这一夜,同样依旧亮着宫灯,没有任何的睡意的,还有芜妤殿内的那位。
萧怀远坐在叶贤妃对面,看着她一直都没有说话,随手从面前拿起一块点心放到了嘴巴里。
“都什么时候了,你还想着吃。”
看着萧怀远此时还如此的淡定,叶贤妃没好气的瞥了他一眼道。
“什么时候?那都是朝堂上的事情,再急也轮不到我们着急,再说了,现在是薛义故意跟父皇在作对。我们就算是想帮忙,也无从插手啊,叶家和薛家想来也没有任何的往来。”
萧怀远撇了撇嘴巴,不在意的说着,又忍不住打了个哈欠。
“实在想不明白,就为了此事,母妃大半夜的喊儿臣过来,让儿臣连觉都睡不安稳。
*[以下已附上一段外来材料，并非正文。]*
# liruihui/SP-GAN

Measured on AMD Instinct MI355X. Metric: G+D train-step shapes/sec @2048 pts, bs=32 per GPU (WGAN-GP), higher is better.
Workload: dtype f32; 1 GPU; BASELINE configs[1]: Chair-shaped synthetic clouds, 2048 pts, per-GPU batch 32, WGAN + gradient penalty (lambda 10), 1 D-step + 1 G-step, Adam(1e-4, (0.5,0.99)), k=10; one latent per shape (default noise_generator) handed over un-tiled [b,1,128]; global_batch=32, n_points=2048, parallelism=dp1

## Files before the change

sp-gan_amd/csrc/sparse_rows.hpp:

```cpp
#pragma once
#include "common.hpp"

__device__ __forceinline__ void sparse_rows_nt_body(int bx, int b, unsigned* sm_u, const float* __restrict__ val, const int32_t* __restrict__ arg, int rows,
                                                    int Cs, const float* __restrict__ W, int ldw, int N, float* __restrict__ E, int lde, int RB) {
  const int words = (Cs + 63) / 64;
  unsigned* mask = sm_u;
  float* sval = reinterpret_cast<float*>(sm_u + RB * 2 * words);
  const int tid = threadIdx.x, lane = tid & 63, wave = tid >> 6;
  const int r0 = bx * RB;
  for (int i = tid; i < RB * 2 * words; i += 256) mask[i] = 0u;
  __syncthreads();
  for (int c = tid; c < Cs; c += 256) {
    sval[c] = val[(size_t)b * Cs + c];
    const int r = arg[(size_t)b * Cs + c] - b * rows - r0;
    if (r >= 0 && r < RB) atomicOr(&mask[r * 2 * words + (c >> 5)], 1u << (c & 31));
  }
  __syncthreads();
  for (int rl = wave; rl < RB && r0 + rl < rows; rl += 4) {
    float* e = E + ((size_t)b * rows + r0 + rl) * lde;
    const unsigned long long* mrow = reinterpret_cast<const unsigned long long*>(mask + rl * 2 * words);
    for (int n0 = 0; n0 < N; n0 += 256) {
      const int n = n0 + lane * 4;
      const bool vec = n0 + 256 <= N && (ldw & 3) == 0 && (reinterpret_cast<uintptr_t>(W) & 15) == 0;
      float4 acc = make_float4(0.f, 0.f, 0.f, 0.f);
      for (int w0 = 0; w0 < words; w0 += 64) {
        const unsigned long long mine = (w0 + lane < words) ? mrow[w0 + lane] : 0ull;
        unsigned long long nz = __ballot(mine != 0ull);
        while (nz) {
          const int wl = __ffsll((long long)nz) - 1;
          nz &= nz - 1;
          unsigned long long bits = __shfl(mine, wl);
          if (vec) {
            while (bits) {
              int cc[8];
              float4 wv[8];
#pragma unroll
              for (int u = 0; u < 8; ++u) {
                cc[u] = bits ? (w0 + wl) * 64 + __ffsll((long long)bits) - 1 : -1;
                bits &= bits - 1;
              }
#pragma unroll
              for (int u = 0; u < 8; ++u) wv[u] = *reinterpret_cast<const float4*>(W + (size_t)max(cc[u], 0) * ldw + n);
#pragma unroll
              for (int u = 0; u < 8; ++u) {
                if (cc[u] >= 0) {
                  const float v = sval[cc[u]];
                  acc.x = fmaf(v, wv[u].x, acc.x); acc.y = fmaf(v, wv[u].y, acc.y); acc.z = fmaf(v, wv[u].z, acc.z); acc.w = fmaf(v, wv[u].w, acc.w);
                }
              }
            }
          }
          while (bits) {
            const int cc = (w0 + wl) * 64 + __ffsll((long long)bits) - 1;
            bits &= bits - 1;
            const float v = sval[cc];
            const float* w = W + (size_t)cc * ldw + n;
            if (n + 3 < N) {
              acc.x = fmaf(v, w[0], acc.x); acc.y = fmaf(v, w[1], acc.y); acc.z = fmaf(v, w[2], acc.z); acc.w = fmaf(v, w[3], acc.w);
            } else {
              if (n < N) acc.x = fmaf(v, w[0], acc.x);
              if (n + 1 < N) acc.y = fmaf(v, w[1], acc.y);
              if (n + 2 < N) acc.z = fmaf(v, w[2], acc.z);
            }
          }
        }
      }
      if (n + 3 < N && (lde & 3) == 0 && (reinterpret_cast<uintptr_t>(E) & 15) == 0) {
        *reinterpret_cast<float4*>(e + n) = acc;
      } else {
        if (n < N) e[n] = acc.x;
        if (n + 1 < N) e[n + 1] = acc.y;
        if (n + 2 < N) e[n + 2] = acc.z;
        if (n + 3 < N) e[n + 3] = acc.w;
      }
    }
  }
}


static inline int sparse_rows_nt_rb(int rows, int Cs) {
  const int words = cdiv(Cs, 64);
  int RB = (32 * 1024) / (words * 8);
  if (RB > 32) RB = 32;
  if (RB > rows) RB = rows;
  return RB;
}
static inline size_t sparse_rows_nt_lds(int RB, int Cs) { return (size_t)RB * cdiv(Cs, 64) * 8 + (size_t)Cs * 4; }
```

Measured before the change: 3716 shapes/s.

## Interleave 8 rows per wave in sparse-row gather kernel to raise memory-level parallelism

Restructures the sparse row-gather GEMM so that each wave handles up to 8 output rows at once, keeping 8 float4 accumulators. For each row it issues the first weight-row load up front, so the loads of all rows are in flight together, then handles any remaining set bits per row. It also batches the val/arg loads into registers ahead of the LDS mask build, and uses readlane in place of shfl to broadcast mask words. This targets latency-bound serial gathers when each row has few nonzeros, at the cost of more registers and more complex control flow.

Result: no change. 3740 shapes/s (median of 6 runs) (+0.6%).

```diff
diff --git a/sp-gan_amd/csrc/sparse_rows.hpp b/sp-gan_amd/csrc/sparse_rows.hpp
--- a/sp-gan_amd/csrc/sparse_rows.hpp
+++ b/sp-gan_amd/csrc/sparse_rows.hpp
@@ -1,5 +1,27 @@
 #pragma once
 #include "common.hpp"
+
+constexpr int SR_WAVE_ROWS = 8;
+constexpr int SR_RB_MAX = 4 * SR_WAVE_ROWS;
+constexpr int SR_BATCH = 8;
+
+__device__ __forceinline__ unsigned long long sr_readlane64(unsigned long long v, int src) {
+  const unsigned lo = (unsigned)__builtin_amdgcn_readlane((int)(unsigned)v, src);
+  const unsigned hi = (unsigned)__builtin_amdgcn_readlane((int)(unsigned)(v >> 32), src);
+  return ((unsigned long long)hi << 32) | lo;
+}
+
+__device__ __forceinline__ float4 sr_row4(const float* __restrict__ row, unsigned n) { return *reinterpret_cast<const float4*>(row + n); }
+
+__device__ __forceinline__ void sr_fma_tail(float4& acc, float v, const float* __restrict__ w, int n, int N) {
+  if (n + 3 < N) {
+    acc.x = fmaf(v, w[0], acc.x); acc.y = fmaf(v, w[1], acc.y); acc.z = fmaf(v, w[2], acc.z); acc.w = fmaf(v, w[3], acc.w);
+  } else {
+    if (n < N) acc.x = fmaf(v, w[0], acc.x);
+    if (n + 1 < N) acc.y = fmaf(v, w[1], acc.y);
+    if (n + 2 < N) acc.z = fmaf(v, w[2], acc.z);
+  }
+}
 
 __device__ __forceinline__ void sparse_rows_nt_body(int bx, int b, unsigned* sm_u, const float* __restrict__ val, const int32_t* __restrict__ arg, int rows,
                                                     int Cs, const float* __restrict__ W, int ldw, int N, float* __restrict__ E, int lde, int RB) {
@@ -8,70 +30,136 @@
   float* sval = reinterpret_cast<float*>(sm_u + RB * 2 * words);
   const int tid = threadIdx.x, lane = tid & 63, wave = tid >> 6;
   const int r0 = bx * RB;
-  for (int i = tid; i < RB * 2 * words; i += 256) mask[i] = 0u;
-  __syncthreads();
-  for (int c = tid; c < Cs; c += 256) {
-    sval[c] = val[(size_t)b * Cs + c];
-    const int r = arg[(size_t)b * Cs + c] - b * rows - r0;
-    if (r >= 0 && r < RB) atomicOr(&mask[r * 2 * words + (c >> 5)], 1u << (c & 31));
+  const float* vb = val + (size_t)b * Cs;
+  const int32_t* ab = arg + (size_t)b * Cs;
+  for (int c0 = 0; c0 < Cs; c0 += 1024) {
+    int ar[4];
+    float vv[4];
+#pragma unroll
+    for (int i = 0; i < 4; ++i) {
+      const int c = c0 + tid + 256 * i;
+      ar[i] = c < Cs ? ab[c] : -1;
+      vv[i] = c < Cs ? vb[c] : 0.f;
+    }
+    if (c0 == 0) {
+      for (int i = tid; i < RB * 2 * words; i += 256) mask[i] = 0u;
+      __syncthreads();
+    }
+#pragma unroll
+    for (int i = 0; i < 4; ++i) {
+      const int c = c0 + tid + 256 * i;
+      if (c < Cs) {
+        sval[c] = vv[i];
+        const int r = ar[i] - b * rows - r0;
+        if (r >= 0 && r < RB) atomicOr(&mask[r * 2 * words + (c >> 5)], 1u << (c & 31));
+      }
+    }
   }
   __syncthreads();
-  for (int rl = wave; rl < RB && r0 + rl < rows; rl += 4) {
-    float* e = E + ((size_t)b * rows + r0 + rl) * lde;
-    const unsigned long long* mrow = reinterpret_cast<const unsigned long long*>(mask + rl * 2 * words);
-    for (int n0 = 0; n0 < N; n0 += 256) {
-      const int n = n0 + lane * 4;
-      const bool vec = n0 + 256 <= N && (ldw & 3) == 0 && (reinterpret_cast<uintptr_t>(W) & 15) == 0;
-      float4 acc = make_float4(0.f, 0.f, 0.f, 0.f);
-      for (int w0 = 0; w0 < words; w0 += 64) {
-        const unsigned long long mine = (w0 + lane < words) ? mrow[w0 + lane] : 0ull;
-        unsigned long long nz = __ballot(mine != 0ull);
-        while (nz) {
-          const int wl = __ffsll((long long)nz) - 1;
-          nz &= nz - 1;
-          unsigned long long bits = __shfl(mine, wl);
+  const bool vec_w = (ldw & 3) == 0 && (reinterpret_cast<uintptr_t>(W) & 15) == 0;
+  const bool vec_e = (lde & 3) == 0 && (reinterpret_cast<uintptr_t>(E) & 15) == 0;
+  for (int n0 = 0; n0 < N; n0 += 256) {
+    const int n = n0 + lane * 4;
+    const unsigned un = (unsigned)n;
+    const bool vec = n0 + 256 <= N && vec_w;
+    float4 acc[SR_WAVE_ROWS];
+#pragma unroll
+    for (int u = 0; u < SR_WAVE_ROWS; ++u) acc[u] = make_float4(0.f, 0.f, 0.f, 0.f);
+    for (int w0 = 0; w0 < words; w0 += 64) {
+      int c1[SR_WAVE_ROWS];
+      float4 w1[SR_WAVE_ROWS];
+      unsigned more = 0u;
+#pragma unroll
+      for (int u = 0; u < SR_WAVE_ROWS; ++u) {
+        const int rl = wave + 4 * u;
+        const bool live = rl < RB && r0 + rl < rows && w0 + lane < words;
+        const unsigned long long mine = live ? reinterpret_cast<const unsigned long long*>(mask + rl * 2 * words)[w0 + lane] : 0ull;
+        const unsigned long long nz = __ballot(mine != 0ull);
+        c1[u] = -1;
+        if (nz) {
+          if (vec) {
+            const int wl = __ffsll((long long)nz) - 1;
+            const unsigned long long bits = sr_readlane64(mine, wl);
+            c1[u] = (w0 + wl) * 64 + __ffsll((long long)bits) - 1;
+            w1[u] = sr_row4(W + (size_t)c1[u] * ldw, un);
+            if ((bits & (bits - 1)) | (nz & (nz - 1))) more |= 1u << u;
+          } else {
+            more |= 1u << u;
+          }
+        }
+      }
+#pragma unroll
+      for (int u = 0; u < SR_WAVE_ROWS; ++u) {
+        if (c1[u] >= 0) {
+          const float v = sval[c1[u]];
+          acc[u].x = fmaf(v, w1[u].x, acc[u].x); acc[u].y = fmaf(v, w1[u].y, acc[u].y); acc[u].z = fmaf(v, w1[u].z, acc[u].z); acc[u].w = fmaf(v, w1[u].w, acc[u].w);
+        }
+      }
+      while (more) {
+        const int u = __ffs((int)more) - 1;
+        more &= more - 1;
+        const int rl = wave + 4 * u;
+        const unsigned long long mine = w0 + lane < words ? reinterpret_cast<const unsigned long long*>(mask + rl * 2 * words)[w0 + lane] : 0ull;
+        unsigned long long left = __ballot(mine != 0ull);
+        bool first = vec;
+        float4 a = acc[0];
+#pragma unroll
+        for (int j = 1; j < SR_WAVE_ROWS; ++j)
+          if (u == j) a = acc[j];
+        while (left) {
+          const int wl = __ffsll((long long)left) - 1;
+          left &= left - 1;
+          unsigned long long bits = sr_readlane64(mine, wl);
+          if (first) {
+            bits &= bits - 1;
+            first = false;
+          }
           if (vec) {
             while (bits) {
-              int cc[8];
-              float4 wv[8];
+              int cc[SR_BATCH];
+              float4 wv[SR_BATCH];
 #pragma unroll
-              for (int u = 0; u < 8; ++u) {
-                cc[u] = bits ? (w0 + wl) * 64 + __ffsll((long long)bits) - 1 : -1;
+              for (int j = 0; j < SR_BATCH; ++j) {
+                cc[j] = bits ? (w0 + wl) * 64 + __ffsll((long long)bits) - 1 : -1;
                 bits &= bits - 1;
               }
 #pragma unroll
-              for (int u = 0; u < 8; ++u) wv[u] = *reinterpret_cast<const float4*>(W + (size_t)max(cc[u], 0) * ldw + n);
+              for (int j = 0; j < SR_BATCH; ++j)
+                if (cc[j] >= 0) wv[j] = sr_row4(W + (size_t)cc[j] * ldw, un);
 #pragma unroll
-              for (int u = 0; u < 8; ++u) {
-                if (cc[u] >= 0) {
-                  const float v = sval[cc[u]];
-                  acc.x = fmaf(v, wv[u].x, acc.x); acc.y = fmaf(v, wv[u].y, acc.y); acc.z = fmaf(v, wv[u].z, acc.z); acc.w = fmaf(v, wv[u].w, acc.w);
+              for (int j = 0; j < SR_BATCH; ++j) {
+                if (cc[j] >= 0) {
+                  const float v = sval[cc[j]];
+                  a.x = fmaf(v, wv[j].x, a.x); a.y = fmaf(v, wv[j].y, a.y); a.z = fmaf(v, wv[j].z, a.z); a.w = fmaf(v, wv[j].w, a.w);
                 }
               }
             }
-          }
-          while (bits) {
-            const int cc = (w0 + wl) * 64 + __ffsll((long long)bits) - 1;
-            bits &= bits - 1;
-            const float v = sval[cc];
-            const float* w = W + (size_t)cc * ldw + n;
-            if (n + 3 < N) {
-              acc.x = fmaf(v, w[0], acc.x); acc.y = fmaf(v, w[1], acc.y); acc.z = fmaf(v, w[2], acc.z); acc.w = fmaf(v, w[3], acc.w);
-            } else {
-              if (n < N) acc.x = fmaf(v, w[0], acc.x);
-              if (n + 1 < N) acc.y = fmaf(v, w[1], acc.y);
-              if (n + 2 < N) acc.z = fmaf(v, w[2], acc.z);
+          } else {
+            while (bits) {
+              const int cc = (w0 + wl) * 64 + __ffsll((long long)bits) - 1;
+              bits &= bits - 1;
+              sr_fma_tail(a, sval[cc], W + (size_t)cc * ldw + n, n, N);
             }
           }
         }
+#pragma unroll
+        for (int j = 0; j < SR_WAVE_ROWS; ++j)
+          if (u == j) acc[j] = a;
       }
-      if (n + 3 < N && (lde & 3) == 0 && (reinterpret_cast<uintptr_t>(E) & 15) == 0) {
-        *reinterpret_cast<float4*>(e + n) = acc;
-      } else {
-        if (n < N) e[n] = acc.x;
-        if (n + 1 < N) e[n + 1] = acc.y;
-        if (n + 2 < N) e[n + 2] = acc.z;
-        if (n + 3 < N) e[n + 3] = acc.w;
+    }
+#pragma unroll
+    for (int u = 0; u < SR_WAVE_ROWS; ++u) {
+      const int rl = wave + 4 * u;
+      if (rl < RB && r0 + rl < rows) {
+        float* e = E + ((size_t)b * rows + r0 + rl) * lde;
+        if (n + 3 < N && vec_e) {
+          *reinterpret_cast<float4*>(e + n) = acc[u];
+        } else {
+          if (n < N) e[n] = acc[u].x;
+          if (n + 1 < N) e[n + 1] = acc[u].y;
+          if (n + 2 < N) e[n + 2] = acc[u].z;
+          if (n + 3 < N) e[n + 3] = acc[u].w;
+        }
       }
     }
   }
@@ -81,7 +169,7 @@
 static inline int sparse_rows_nt_rb(int rows, int Cs) {
   const int words = cdiv(Cs, 64);
   int RB = (32 * 1024) / (words * 8);
-  if (RB > 32) RB = 32;
+  if (RB > SR_RB_MAX) RB = SR_RB_MAX;
   if (RB > rows) RB = rows;
   return RB;
 }
```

这是父皇该头疼的事情,我们何必多此一举。”
末了,萧怀远忍不住还抱怨了几句,实在想不明白他的母妃为什么会如此的着急。
叶贤妃眸色暗了暗,才解释道:“眼下边境大乱,这兵肯定是要出的。如今薛家故意为难,让皇上如今陷入了困境,两方若是一直僵持不下的话,必有一方让步。”
“哎,母妃的意思是,难不成父皇最后会答应薛家,真的立薛德妃为后?那不行!若是她为后,那太子之位......”
听叶贤妃这么一说,萧怀远顿时没有了什么胃口,好不容易才生生的咽下了口中的点心,紧张的看着自己的母妃。
“你还知道太子之位!”
叶贤妃冷了几分脸色。
要不是因为顾及此处,她又怎么会深更半夜的把他从**给拉起来。
一听这话,萧怀远更是着急不已,直接绕过去双手紧紧的抓着叶贤妃的衣袖,慌道:“母妃,那你说现在该怎么办?如果真的让临华殿的那个贱人如愿当上皇后的话,那我们还有什么希望啊。”
看着萧怀远终于着急了起来,叶贤妃的脸色也缓和了几分,伸手轻拍着他的肩膀,安抚道:“现在局势未定,我们还有希望。再说,薛家虽然这些年来一直权倾朝野,但是这也正是皇上所忌惮的,否则的话,他不会悬空后位如此之久!”
这些年跟在萧承的身边,叶贤妃自然也看清楚了其中一二,也正是因为介怀薛家在朝堂上的力量,皇上才一直对薛德妃不冷不热。
这一次小皇子的出生也原本就是一个意外!
“可是就像母妃说的,如今边疆战乱,说不准父皇会真的答应了,到时候,我们该如何是好啊。”
萧怀远却根本平静不下来了。
一想到以后可能是那个刚刚足月的小婴儿登上太子之位,站在他的面前对他指手画脚的,萧怀远就气不打一处来,这是无论如何都忍受不了的!
“先别着急。”
叶贤妃定了定神色道。
“我们既然都明白的道理,皇上又何曾会糊涂?如今清心殿内的情形怕是比我们想象的都要迫切了些。”
“母妃,要不然,让叶家出面。”
萧怀远直言道。
虽然他的祖父不在,但是朝中又还有叶家之人,他们总不会看着他们母子就这么在深宫之中了此一生吧。
再说了,一个家族一荣俱荣一损俱损道理,谁都清楚。
没想到,此话一出,叶贤妃却是紧蹙着柳眉,摇了摇头深思道:“不行,叶家现在在朝堂之上的大部分都是文官,根本就起不到任何的作用。”
“难不成我们就这么听天由命吗?”
一听此话,萧怀远顿时觉得无望了起来。